Why are people excited? What am I missing?

dwa3592|24 days ago

have another LLM (gemini, chatgpt) make up 50 new spells. insert those and test and maybe report here :)

bartman|24 days ago

Have you by any chance tried this with GPT 4.1 too (also 1M context)?

dom96|24 days ago

I often wonder how much of the Harry Potter books were used in the training. How long before some LLM is able to regurgitate full HP books without access to the internet?

big-chungus4|20 days ago

Now edit the books and replace all spell names with different ones, and try again

matt-p|22 days ago

Now try it without giving it the books as context. I'm sure it probably knows there are 49.

ActionHank|23 days ago

The books were likely in the training data, I don't know that it's that impressive.

SebastianSosa|23 days ago

now thx to this post (and the infra provider inclination to appeal to hacker news) we will never know if the model actually discovered the 50 spells or memorized it. Since it will be trained on this. :( But what can you do, this is interesting

TheRealPomax|24 days ago

That doesn't seem a super useful test for a model that's optimized for programming?

kylehotchkiss|23 days ago

I love the fun metric.

My hope is that locally run models can pass this test in the next year or two!

LanceJones|24 days ago

Assuming this experiment involved isolating the LLM from its training set?

grey-area|23 days ago

Of course it didn't. Not sure you really can do that - LLMs are a collection of weights from the training set, take away the training set and they don't really exist. You'd have to train one from scratch excluding these books and all excerpts and articles about them somehow, which would be very expensive and I'm pretty sure the OP didn't do that.
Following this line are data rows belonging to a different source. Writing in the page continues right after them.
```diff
@@ -267,7 +314,8 @@
             return __builtin_amdgcn_raw_buffer_load_b64(rX, vox, sox + (unsigned)(sy * W * 2), 0);
         };
         auto lddy = [&](int y) -> rr_w4 {
-            return __builtin_amdgcn_raw_buffer_load_b128(rD, y < H ? vod : 0x80000000u, y < H ? sod + (unsigned)(y * W * 2) : 0u, 0);
+            const bool on = live && y < H;
+            return __builtin_amdgcn_raw_buffer_load_b128(rD, on ? vod : 0x80000000u, on ? sod + (unsigned)(y * W * 2) : 0u, 0);
         };
         struct RowRegs {
             unsigned E01, E23, left, right;
@@ -347,16 +395,44 @@
             }
         }
     }
-#pragma unroll
-    for (int t = 0; t < 9; ++t) {
-        float* out = a.part + (((size_t)split * 9 + t) * a.K + mt * 128 + wave * 32) * a.C + cb * 32 + lo;
-#pragma unroll
-        for (int r = 0; r < 16; ++r) out[(size_t)((r >> 2) * 8 + hi * 4 + (r & 3)) * a.C] = acc[t][r];
+    auto store_tap = [&](int t, const rr_f16v& v) {
+        float* out = a.part + (((size_t)pj * 9 + t) * a.K + mt * 128 + wave * 32) * a.C + cb * 32 + lo;
+#pragma unroll
+        for (int r = 0; r < 16; ++r) out[(size_t)((r >> 2) * 8 + hi * 4 + (r & 3)) * a.C] = v[r];
+    };
+    if (a.pair == 2) {
+        float4* const hand = reinterpret_cast<float4*>(&Xs[0]);
+        __syncthreads();
+#pragma unroll
+        for (int t = 0; t <= 9; ++t) {
+            if (t < 9 && half == 1) {
+#pragma unroll
+                for (int j = 0; j < 4; ++j)
+                    hand[(t & 1) * RR_HAND_FLOAT4 + j * 256 + tid] = make_float4(acc[t][4 * j], acc[t][4 * j + 1], acc[t][4 * j + 2], acc[t][4 * j + 3]);
+            }
+            if (t > 0 && half == 0) {
+                rr_f16v v = acc[t - 1];
+#pragma unroll
+                for (int j = 0; j < 4; ++j) {
+                    const float4 b = hand[((t - 1) & 1) * RR_HAND_FLOAT4 + j * 256 + tid];
+                    v[4 * j] += b.x;
+                    v[4 * j + 1] += b.y;
+                    v[4 * j + 2] += b.z;
+                    v[4 * j + 3] += b.w;
+                }
+                store_tap(t - 1, v);
+            }
+            if (t < 9) __syncthreads();
+        }
+    } else {
+#pragma unroll
+        for (int t = 0; t < 9; ++t) store_tap(t, acc[t]);
     }
 }
 
 struct RowRingPlan {
     int nmt, ncb, strips, per, splits;
+    int pair, nparts;
     size_t part_bytes, total;
 };
 static bool rowring_plan(const pcgan_conv_desc* d, RowRingPlan* p) {
@@ -376,6 +452,8 @@
     want = want < 1 ? 1 : (want > p->strips ? p->strips : want);
     p->per = (p->strips + want - 1) / want;
     p->splits = (p->strips + p->per - 1) / p->per;
+    p->pair = option(OPT_WGRAD_ROWRING) == 4 ? 1 : 2;
+    p->nparts = (p->splits + p->pair - 1) / p->pair;
     p->part_bytes = (size_t)p->splits * 9 * d->K * d->C * 4;
     p->total = 256 + align_up(p->part_bytes, 256);
     return true;
@@ -411,15 +489,16 @@
     a.N = d->N; a.C = d->C; a.K = d->K; a.H = d->H; a.W = d->W;
     a.nmt = p.nmt; a.ncb = p.ncb;
     a.strips = p.strips; a.strips_per_split = p.per;
-    a.nwg = p.nmt * p.ncb * p.splits;
+    a.pair = p.pair;
+    a.nwg = p.nmt * p.ncb * p.nparts;
     {
         TimerScope whole(timer_kind_res(d, TIMER_RES_WGRAD), st);
         {
             TimerScope main_only(timer_kind_res(d, TIMER_RES_WGRAD_MAIN), st);
-            if (half) hipLaunchKernelGGL(rowring_wgrad_bf16_kernel, dim3((unsigned)((a.nwg + 7) / 8 * 8)), dim3(256), 0, st, a);
-            else hipLaunchKernelGGL(rowring_wgrad_kernel, dim3((unsigned)((a.nwg + 7) / 8 * 8)), dim3(256), 0, st, a);
-        }
-        if (launch_wgd_reduce(a.part, dw, a.scales, p.splits, d->K, d->C, accumulate, st)) return 2;
+            if (half) hipLaunchKernelGGL(rowring_wgrad_bf16_kernel, dim3((unsigned)((a.nwg + 7) / 8 * 8)), dim3(256 * p.pair), 0, st, a);
+            else hipLaunchKernelGGL(rowring_wgrad_kernel, dim3((unsigned)((a.nwg + 7) / 8 * 8)), dim3(256 * p.pair), 0, st, a);
+        }
+        if (launch_wgd_reduce(a.part, dw, a.scales, p.nparts, d->K, d->C, accumulate, st)) return 2;
     }
     PCGAN_LAUNCH_CHECK();
     return 0;
```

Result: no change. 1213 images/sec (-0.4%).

So the test seems like a nonsensical test to me.

siwatanejo|24 days ago

> All 7 books come to ~1.75M tokens

How do you know? Each word is one token?

koakuma-chan|24 days ago

You can download the books and run them through a tokenizer. I did that half a year ago and got ~2M.

psychoslave|23 days ago

Ah and no one thrown TOAC in it yet?

polynomial|23 days ago

You need to publish this tbh

dr_dshiv|23 days ago

Comparison to another model?

dudewhocodes|23 days ago

There are websites with the spells listed... which makes this a search problem. Why is an LLM used here?

bilekas|23 days ago

It's just a benchmark test excersize.

hansmayer|23 days ago

> Just tested the new Opus 4.6 (1M context) on a fun needle-in-a-haystack challenge: finding every spell in all Harry Potter books.

Clearly a very useful, grounded and helpful everyday use case of LLMs. I guess in the absence of real-world use cases, we'll have to do AI boosting with such "impressive" feats.

Btw - a well crafted regex could have achieved the same (pointless) result with ~0.0000005% of resources the LLM machine used.